Ein Fachtag zum Thema Schönheitshandeln von Mädchen* und Jungen*.

26. November 2019, 9:30 – 16:00 Uhr
im KuBuS – Zentrum für Kultur, Begegnung und Sport (Theobald Renner Straße 1a, 07747 Jena)

Die Beschäftigung mit dem Thema Schönheit und Aussehen gehört zum Alltag vieler Mädchen* und Jungen*. Sei es durch die intensive Beschäftigung mit Make Up und Kleidung, alltägliche Kommentare über den eigenen oder andere Körper, Nahrungsmittelverzicht oder -einschränkung oder exzessives Sporttreiben. Oft ist das Thema dabei mit Druck und Stress verbunden. In der Auseinandersetzung mit Schönheit und dem eigenen Körper können jedoch auch viele stärkende Elemente stecken, wie zum Beispiel auch die fat empowerment Bewegung zeigt.
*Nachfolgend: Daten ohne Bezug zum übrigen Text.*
static int xs_launch(bool conv, const char* who, const void* a, int lda, const void* w_x3, const float* bias, const void* res, int ldr,
                     int res_fmt, int res_mod, void* out, int ldc, int out_fmt, int M, int N, int K, int relu, const XsConv& cv,
                     cgg_stream_t stream, int a_rpb = 0, int64_t a_bstride = 0, int force_cfg = -1) {
  CGG_REQUIRE(a && w_x3 && out, CGG_EINVAL, "%s: null pointer", who);
  CGG_REQUIRE(a_rpb >= 0 && (a_rpb == 0 || (!conv && a_bstride >= (int64_t)(a_rpb - 1) * lda + K && a_bstride % 8 == 0)), CGG_EINVAL,
              "%s: bad batched A (rows per image %d, image stride %lld)", who, a_rpb, (long long)a_bstride);
  CGG_REQUIRE(M > 0 && N > 0 && K > 0, CGG_EINVAL, "%s: bad sizes", who);
  CGG_REQUIRE(K % 32 == 0, CGG_EUNSUPPORTED, "%s: K=%d must be a multiple of 32", who, K);
  CGG_REQUIRE(N % 8 == 0, CGG_EUNSUPPORTED, "%s: N=%d must be a multiple of 8", who, N);
  CGG_REQUIRE(out_fmt == 1 || out_fmt == 2, CGG_EINVAL, "%s: out_fmt must be 1 (f32) or 2 (x3a)", who);
  CGG_REQUIRE(res_fmt >= 0 && res_fmt <= 2 && (res_fmt == 0) == (res == nullptr), CGG_EINVAL, "%s: res / res_fmt mismatch", who);
  CGG_REQUIRE(cgg_aligned16(a) && cgg_aligned16(w_x3) && cgg_aligned16(out) && cgg_aligned16(res) && (conv || lda % 8 == 0) &&
                  ldc % 8 == 0 && (!res || ldr % 8 == 0),
              CGG_EALIGN, "%s: pointers must be 16-byte aligned, row strides multiples of 8 (lda=%d ldc=%d ldr=%d)", who, lda, ldc, ldr);
  CGG_REQUIRE(!res || ldr >= N, CGG_EINVAL, "%s: ldr=%d < N", who, ldr);
  CGG_REQUIRE(ldc >= N, CGG_EINVAL, "%s: ldc=%d < N", who, ldc);
  CGG_REQUIRE(res_mod >= 0 && (!res_mod || res), CGG_EINVAL, "%s: res_mod without res", who);
  CGG_REQUIRE(!conv || (cv.taps >= 1 && cv.taps <= 32), CGG_EUNSUPPORTED, "%s: at most 32 filter taps", who);
  const uint64_t a_bytes = conv    ? (uint64_t)(M / (cv.OH * cv.OW)) * cv.H * cv.W * cv.C * 4
                           : a_rpb ? ((uint64_t)((M - 1) / a_rpb) * a_bstride + (uint64_t)((M - 1) % a_rpb) * lda + K) * 4
                                   : ((uint64_t)(M - 1) * lda + K) * 4;
  const uint64_t o_bytes = ((uint64_t)(M - 1) * ldc + N) * 4, r_bytes = res ? ((uint64_t)((res_mod ? res_mod : M) - 1) * ldr + N) * 4 : 0;
  CGG_REQUIRE(a_bytes < 0xFFFFFF00ull && o_bytes < 0xFFFFFF00ull && r_bytes < 0xFFFFFF00ull, CGG_EUNSUPPORTED,
              "%s: an operand spans more than 4 GiB (a %llu, out %llu, res %llu bytes)", who, (unsigned long long)a_bytes,
              (unsigned long long)o_bytes, (unsigned long long)r_bytes);
  XsArgs x;
  x.A = a;
  x.lda = lda;
  x.a_rpb = a_rpb;
  x.a_bstride = (uint32_t)a_bstride;
  x.w = cgg_x3_view(w_x3, N, K);
  x.bias = bias;
  x.res = res;
  x.ldr = ldr;
  x.res_fmt = res_fmt;
  x.res_mod = res_mod;
  x.out = out;
  x.ldc = ldc;
  x.out_fmt = out_fmt;
  x.M = M;
  x.N = N;
  x.K = K;
  x.relu = relu;
  x.tiles_n = 0;
  x.n_tiles32 = (N + 31) / 32;
  x.cv = cv;
  x.a_bytes = (uint32_t)a_bytes;
  x.w_bytes = (uint32_t)(2ull * ((N + 31) / 32) * (K / 16) * 64 * 16);
  x.flag = out_fmt == 2 ? cgg_x3_overflow_flag_ptr() : nullptr;
  CGG_REQUIRE(force_cfg <= XS_HALO_CFG, CGG_EINVAL, "%s: tile configuration %d (0 .. %d, or -1 = by shape)", who, force_cfg,
              XS_HALO_CFG);
  const bool halo_ok = conv && cv.taps == 9 && cv.KW == 3 && cv.stride == 1 && cv.pad == 1 && (cv.C == 64 || cv.C == 128 || cv.C == 256) &&
                       !res;
  CGG_REQUIRE(force_cfg != XS_HALO_CFG || halo_ok, CGG_EUNSUPPORTED,
              "%s: tile configuration %d (halo patch) serves 3 x 3 / stride 1 / pad 1 convolutions of 64, 128 or 256 channels without residual",
              who, XS_HALO_CFG);
  const int cfg = force_cfg >= 0 ? force_cfg : (halo_ok && xs_halo_pays(cv.C, N, M)) ? XS_HALO_CFG : xs_pick(M, N, K, res != nullptr);
  if (cfg == XS_HALO_CFG) {
    const int rc = xs_launch_halo(x, (hipStream_t)stream, who);
    if (rc != CGG_OK) return rc;
    CGG_CHECK_LAUNCH(who);
    return CGG_OK;
  }
  int rc = CGG_OK;
#define XS_CASE(ID, TM, TN, WM, WN, KG, SA, SB)                                                 \
  case ID:                                                                                      \
    rc = conv ? xs_go<true, TM, TN, WM, WN, KG, SA, SB>(x, (hipStream_t)stream, who)            \
              : xs_go<false, TM, TN, WM, WN, KG, SA, SB>(x, (hipStream_t)stream, who);          \
    break;
  switch (cfg) { XS_CONFIGS(XS_CASE) }
#undef XS_CASE
  if (rc != CGG_OK) return rc;
  CGG_CHECK_LAUNCH(who);
  return CGG_OK;
}

extern "C" int cgg_gemm_x3s(const void* a_x3a, int lda, const void* w_x3, const float* bias, const void* res, int ldr, int res_fmt,
                            int res_mod, void* out, int ldc, int out_fmt, int M, int N, int K, int relu, cgg_stream_t stream) {
  const XsConv cv = {0, 0, 0, 0, 0, 0, 0, 0, 0};
  CGG_REQUIRE(lda >= K, CGG_EINVAL, "cgg_gemm_x3s: lda=%d < K", lda);
  return xs_launch(false, "cgg_gemm_x3s", a_x3a, lda, w_x3, bias, res, ldr, res_fmt, res_mod, out, ldc, out_fmt, M, N, K, relu, cv,
                   stream);
}

extern "C" int cgg_gemm_x3s_cfg(const void* a_x3a, int lda, const void* w_x3, const float* bias, const void* res, int ldr, int res_fmt,
                                int res_mod, void* out, int ldc, int out_fmt, int M, int N, int K, int relu, int cfg,
                                cgg_stream_t stream) {
  const XsConv cv = {0, 0, 0, 0, 0, 0, 0, 0, 0};
  CGG_REQUIRE(lda >= K, CGG_EINVAL, "cgg_gemm_x3s_cfg: lda=%d < K", lda);
  return xs_launch(false, "cgg_gemm_x3s_cfg", a_x3a, lda, w_x3, bias, res, ldr, res_fmt, res_mod, out, ldc, out_fmt, M, N, K, relu, cv,
                   stream, 0, 0, cfg);
}

extern "C" int cgg_gemm_x3s_batched(const void* a_x3a, int lda, int rows_per_image, int64_t a_bstride, const void* w_x3,
                                    const float* bias, const void* res, int ldr, int res_fmt, int res_mod, void* out, int ldc,
                                    int out_fmt, int M, int N, int K, int relu, cgg_stream_t stream) {
  const XsConv cv = {0, 0, 0, 0, 0, 0, 0, 0, 0};
  CGG_REQUIRE(lda >= K && rows_per_image > 0, CGG_EINVAL, "cgg_gemm_x3s_batched: lda=%d < K or rows_per_image=%d", lda, rows_per_image);
  return xs_launch(false, "cgg_gemm_x3s_batched", a_x3a, lda, w_x3, bias, res, ldr, res_fmt, res_mod, out, ldc, out_fmt, M, N, K, relu,
                   cv, stream, rows_per_image, a_bstride);
}

static int xs_conv(const void* x_x3a, const void* w_x3, const float* bias, const void* res, int res_fmt, void* out, int out_fmt, int B,
                   int H, int W, int C, int N, int KH, int KW, int stride, int pad, int relu, int cfg, cgg_stream_t stream) {
  CGG_REQUIRE(B > 0 && H > 0 && W > 0 && C > 0 && KH > 0 && KW > 0 && stride > 0 && pad >= 0, CGG_EINVAL,
              "cgg_conv_x3s_nhwc: bad sizes");
  CGG_REQUIRE(C % 32 == 0, CGG_EUNSUPPORTED, "cgg_conv_x3s_nhwc: C=%d must be a multiple of 32", C);
  const int OH = (H + 2 * pad - KH) / stride + 1, OW = (W + 2 * pad - KW) / stride + 1;
  CGG_REQUIRE(OH > 0 && OW > 0, CGG_EINVAL, "cgg_conv_x3s_nhwc: empty output");
  if (KH == 1 && KW == 1 && stride == 1 && pad == 0) {
    const XsConv cv0 = {0, 0, 0, 0, 0, 0, 0, 0, 0};
    return xs_launch(false, "cgg_conv_x3s_nhwc", x_x3a, C, w_x3, bias, res, N, res_fmt, 0, out, N, out_fmt, B * H * W, N, C, relu, cv0,
                     stream, 0, 0, cfg);
  }
  const XsConv cv = {H, W, C, OH, OW, KW, stride, pad, KH * KW};
  return xs_launch(true, "cgg_conv_x3s_nhwc", x_x3a, 0, w_x3, bias, res, N, res_fmt, 0, out, N, out_fmt, B * OH * OW, N,
                   KH * KW * C, relu, cv, stream, 0, 0, cfg);
}

extern "C" int cgg_conv_x3s_nhwc(const void* x_x3a, const void* w_x3, const float* bias, const void* res, int res_fmt, void* out,
                                 int out_fmt, int B, int H, int W, int C, int N, int KH, int KW, int stride, int pad, int relu,
                                 cgg_stream_t stream) {
  return xs_conv(x_x3a, w_x3, bias, res, res_fmt, out, out_fmt, B, H, W, C, N, KH, KW, stride, pad, relu, -1, stream);
}
extern "C" int cgg_conv_x3s_nhwc_cfg(const void* x_x3a, const void* w_x3, const float* bias, const void* res, int res_fmt, void* out,
                                     int out_fmt, int B, int H, int W, int C, int N, int KH, int KW, int stride, int pad, int relu,
                                     int cfg, cgg_stream_t stream) {
  return xs_conv(x_x3a, w_x3, bias, res, res_fmt, out, out_fmt, B, H, W, C, N, KH, KW, stride, pad, relu, cfg, stream);
}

Im Rahmen des Fachtags zum Thema "Wer schön sein will, muss leiden!?" möchten wir deshalb gerne eine Brücke schlagen zwischen theoretischem Wissen, Selbstreflexion und praktischer Arbeit mit Jungen* und Mädchen*. Wir möchten gängige Schönheitsnormen, die in unseren und den Köpfen der Kinder und Jugendlichen stecken, hinterfragen:

  • Wie entstehen gängige Schönheitsbilder und wie kommen Schönheitsnormen zustande?
  • Welche Rolle spielen Medien und gesellschaftliche Normen dabei?
  • Welche Rolle spielt das Thema in der Lebenswelt der Jugendlichen und gibt es Unterschiede im „Schönheitshandeln“ von Jungen* und Mädchen*?
  • Wie können Fachkräfte damit umgehen?

Diesen und wahrscheinlich vielen weiteren Fragen wollen wir uns gerne bei diesem Fachtag annähern und bei aller Ernsthaftigkeit des Themas den Fokus auf die bestärkende Auseinandersetzung legen.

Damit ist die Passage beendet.